Asymptotic notation:
- Let \(n\) be the problem size.
- Let \(f\left(n\right)\) and \(g\left(n\right)\) be positive-valued functions.
- \(f\left(n\right) = O\left(g\left(n\right)\right)\) whenever \(f\left(n\right)/g\left(n\right)\) is bounded above as \(n\to\infty\).
- \(f\left(n\right)\sim g\left(n\right)\) whenever \(f\left(n\right)/g\left(n\right)\to 1\) as \(n\to\infty\).
So \(\sum_{k=1}^n k=O\left(n^2\right)\) and \(\sum_{k=1}^n k \sim n^2/2\).
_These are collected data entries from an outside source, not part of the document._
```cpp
#if KIWI_FAMILY == 4
template <int NG, bool COMPACT>
static void cell_t(const AccumArgs &a, dim3 grid, int ntiles, bool per_wave)
{
#define KIWI_C(KERNEL) hipLaunchKernelGGL(KERNEL, grid, dim3(256), 0, a.stream, KIWI_COMMON_ARGS, ntiles, a.tab, a.coefs, a.fp, a.pairflag, a.synrow, \
                                          a.fam_ofs, a.fam_list)
    if (per_wave) { if (a.fuse) KIWI_C((accumulate_cellw_kernel<NG, true, COMPACT>)); else KIWI_C((accumulate_cellw_kernel<NG, false, COMPACT>)); }
    else          { if (a.fuse) KIWI_C((accumulate_cell_kernel<NG, 256, 2, 0, true, COMPACT>)); else KIWI_C((accumulate_cell_kernel<NG, 256, 2, 0, false, COMPACT>)); }
#undef KIWI_C
}
template <int NG>
static void cell_c(const AccumArgs &a, dim3 grid, int ntiles, bool per_wave)
{
    if (a.compact) cell_t<NG, true>(a, grid, ntiles, per_wave); else cell_t<NG, false>(a, grid, ntiles, per_wave);
}
void launch_cell(const AccumArgs &a, dim3 grid, int ntiles) { if (a.ng == 10) cell_c<10>(a, grid, ntiles, false); else cell_c<8>(a, grid, ntiles, false); }
void launch_cellw(const AccumArgs &a, dim3 grid, int ntiles) { if (a.ng == 10) cell_c<10>(a, grid, ntiles, true); else cell_c<8>(a, grid, ntiles, true); }
int cellw_range() { return kCellwRange; }
#endif
// ... 4 lines not shown
```

### kiwi_amd/csrc/kiwi_accum.inc

```


typedef float f4u __attribute__((ext_vector_type(4), aligned(4)));
typedef float f2u __attribute__((ext_vector_type(2), aligned(4)));

#if defined(KIWI_EXPLICIT_FMA)
#ifndef KIWI_CELLW_AHEAD
#define KIWI_CELLW_AHEAD 3
#endif
template <class V> __device__ __forceinline__ V kiwi_mad(V acc, float w, V v)
{
    V ws;
    for (int k = 0; k < (int)(sizeof(V) / sizeof(float)); k++) ws[k] = w;
    return __builtin_elementwise_fma(ws, v, acc);
}
template <class V> __device__ __forceinline__ V kiwi_madv(V acc, V w, V v) { return __builtin_elementwise_fma(w, v, acc); }
#else
template <class V> __device__ __forceinline__ V kiwi_mad(V acc, float w, V v) { return acc + w * v; }
template <class V> __device__ __forceinline__ V kiwi_madv(V acc, V w, V v) { return acc + w * v; }
#endif

typedef int v4i_t __attribute__((ext_vector_type(4)));
typedef int v2i_t __attribute__((ext_vector_type(2)));
__device__ __forceinline__ __amdgpu_buffer_rsrc_t gf_rsrc(const float *base)
{
// ... 256 lines not shown

template <bool BLEND>
__device__ __forceinline__ void pair_finish(const f4u (&v)[2][BLEND ? 4 : 1], float *__restrict__ tile0, int lds_tile, int ig0, int p,
                                            const GeoRec &g)
{
#pragma unroll
    for (int q = 0; q < 2; q++) {
        f4u b;
        if constexpr (BLEND) {
            b = g.w[0] * v[q][0];
            b = b + g.w[1] * v[q][1];
            b = b + g.w[2] * v[q][2];
            b = b + g.w[3] * v[q][3];
        } else {
            b = v[q][0];
        }
        *(float4 *)(tile0 + (ig0 + q) * lds_tile + p) = make_float4(b.x, b.y, b.z, b.w);
    }
}

struct HaloRegs { f4u v[4]; };

struct DescLanes {
    int ta, tb;
    __device__ __forceinline__ int a(int ig, int k) const { return REC_I(ta, 4 * ig + k); }
    __device__ __forceinline__ int b(int ig, int k) const { return REC_I(tb, 4 * ig + k); }
    __device__ __forceinline__ int ha(int hig, int k) const { return __shfl(ta, 4 * hig + k, 64); }
    __device__ __forceinline__ int hb(int hig, int k) const { return __shfl(tb, 4 * hig + k, 64); }
    __device__ __forceinline__ bool fast(int jb, int lds_tile, int pitch, int lane, int ng) const
    {
        const bool lane_ok = lane >= 4 * ng || (ta + jb >= tb && ta + jb + lds_tile <= tb + pitch);
        return __builtin_amdgcn_ballot_w64(lane_ok) == ~0ull;
    }
};
struct DescPlan {
    int b0[4], o[4], pitch, hoff;
    __device__ __forceinline__ int b(int ig, int k) const { return b0[k] + ig * pitch; }
    __device__ __forceinline__ int a(int ig, int k) const { return b0[k] + ig * pitch + o[k]; }
    __device__ __forceinline__ int hb(int, int k) const { return b0[k] + hoff; }
    __device__ __forceinline__ int ha(int, int k) const { return b0[k] + hoff + o[k]; }
    __device__ __forceinline__ bool fast(int jb, int lds_tile, int pitch_, int, int) const
    {
        const int omin = min(min(o[0], o[1]), min(o[2], o[3])), omax = max(max(o[0], o[1]), max(o[2], o[3]));
        return omin + jb >= 0 && omax + jb + lds_tile <= pitch_;
    }
};

template <bool BLEND, bool FAST, typename D>
__device__ __forceinline__ HaloRegs halo_issue(bool active, int ig, int ph, int jb, const float *__restrict__ G, int pitch, const D &d)
{
    HaloRegs h;
#pragma unroll
    for (int k = 0; k < (BLEND ? 4 : 1); k++) {
        const int base = d.ha(ig, k);
        int idx = base + jb + ph;
        if constexpr (!FAST) {
            const int lo = d.hb(ig, k);
            idx = min(max(idx, lo), lo + pitch - 4);
        }
        h.v[k] = f4u{ 0.f, 0.f, 0.f, 0.f };
        if (active) h.v[k] = *(const f4u *)(G + (size_t)(unsigned)idx);
    }
    return h;
}
template <bool BLEND, bool FAST>
__device__ __forceinline__ HaloRegs halo_issue(bool active, int ig, int ph, int jb, const float *__restrict__ G, int pitch,
// ... 836 lines not shown
        const int base = d.a(ig, k);
        if constexpr (FAST) {
            v[k] = buf_load4(gf_rsrc(G), p, base + jb);
        } else {
            const int lo = d.b(ig, k);
            const int idx = min(max(base + j, lo), lo + pitch - 4);
            v[k] = *(const f4u *)(G + (size_t)(unsigned)idx);
        }
    }
}

template <typename D>
__device__ __forceinline__ void one_issue_hidden(f4u (&v)[4], int ig, int p, int jb, const float *__restrict__ G, const D &d)
{
    const size_t gi = (size_t)G;
    const v4i_t rs = { (int)(unsigned)gi, (int)((unsigned)(gi >> 32) & 0xffffu), -1, 0x00020000 };
    const int voff = (int)(4u * (unsigned)p);
#pragma unroll
    for (int k = 0; k < 4; k++) {
        const int soff = (int)(4u * (unsigned)(d.a(ig, k) + jb));
        asm volatile("buffer_load_dwordx4 %0, %1, %2, %3 offen" : "=v"(v[k]) : "v"(voff), "s"(rs), "s"(soff));
    }
}
template <int CNT_FULL, int CNT_SHORT>
__device__ __forceinline__ void vm_wait(f4u (&v)[4], int full )
{
    if constexpr (CNT_FULL == CNT_SHORT)
        asm volatile("s_waitcnt vmcnt(%4)" : "+v"(v[0]), "+v"(v[1]), "+v"(v[2]), "+v"(v[3]) : "n"(CNT_FULL));
    else
        asm volatile("s_cmp_eq_u32 %6, 0\n\ts_cbranch_scc1 1f\n\ts_waitcnt vmcnt(%4)\n\ts_branch 2f\n1:\n\ts_waitcnt vmcnt(%5)\n2:"
                     : "+v"(v[0]), "+v"(v[1]), "+v"(v[2]), "+v"(v[3]) : "n"(CNT_FULL), "n"(CNT_SHORT), "s"(full) : "scc");
}
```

Let \(n\) be the dimension of a square matrix.
- Inner product: \(\sim 2n\) flops (Exercise 2.5.3)
- Matrix multiplication: \(\sim 2n^3\) flops (Exercise 2.5.4)
- Triangular systems of linear equations: \(\sim n^2\) flops
- LU factorization: \(\sim 2n^3/3\) flops
- General systems of linear equations: \(\sim 2n^3/3\) flops
Observe that the running times \(t\) obey a function that is \(O\left(n^p\right)\).

using Random;
Random.seed!(1234);
n = 400:400:4000;
t = []

Any[]

for n in n
    A = randn(n,n)  
    time = @elapsed for j in 1:12; lu(A); end
    push!(t,time)
end
pretty_table((n=n,t=t),["size" "time";"" "(sec)"])

┌──────┬───────────┐
│ size │      time │
│      │     (sec) │
├──────┼───────────┤
│  400 │ 0.0382276 │
│  800 │   0.15061 │
│ 1200 │  0.294386 │
│ 1600 │  0.616669 │
│ 2000 │   1.14733 │
│ 2400 │   1.97801 │
│ 2800 │   3.07725 │
│ 3200 │   4.55046 │
│ 3600 │   6.40056 │
│ 4000 │   6.67944 │
└──────┴───────────┘

# throwaway to force compilation
lu(randn(3,3));
Random.seed!(1234);
n = 400:400:4000;
t = [];
for n in n
    A = randn(n,n)  
    time = @elapsed for j in 1:12; lu(A); end
    push!(t,time)
end
pretty_table((n=n,t=t),["size" "time";"" "(sec)"])

┌──────┬───────────┐
│ size │      time │
│      │     (sec) │
├──────┼───────────┤
│  400 │ 0.0176111 │
│  800 │  0.119493 │
│ 1200 │  0.247341 │
│ 1600 │  0.481889 │
│ 2000 │  0.821774 │
│ 2400 │   1.35721 │
│ 2800 │   2.10107 │
│ 3200 │   3.02571 │
│ 3600 │   4.27144 │
│ 4000 │   6.06547 │
└──────┴───────────┘

n <- julia_eval("n")
t <- julia_eval("t")
logn <- log(n)
logt <- log(unlist(t))
lm(logt ~ logn)


Call:
lm(formula = logt ~ logn)

Coefficients:
(Intercept)         logn  
    -18.843        2.471

sqrt(diag(vcov(lm(logt ~ logn))))

(Intercept)        logn 
 0.40559139  0.05383431

Things of note in the code:

Throwaway to force compilation?
There is a for loop in counting the elapsed time.
FNC.lu() is used rather than FNC.lufact().
I set the random seed.

Quarto/R Markdown + Julia eccentricities I noticed:

# throwaway to force compilation
lu(randn(3,3));
lu(randn(3,3)); # throwaway to force compilation

LU{Float64, Matrix{Float64}, Vector{Int64}}
L factor:
3×3 Matrix{Float64}:
  1.0       0.0       0.0
 -0.88136   1.0       0.0
  0.29055  -0.371287  1.0
U factor:
3×3 Matrix{Float64}:
 -1.8568  -0.82243   1.08881
  0.0     -1.74805  -0.0414645
  0.0      0.0      -1.11521

Cannot type x₁ as if you are in the Julia console when you are using RStudio?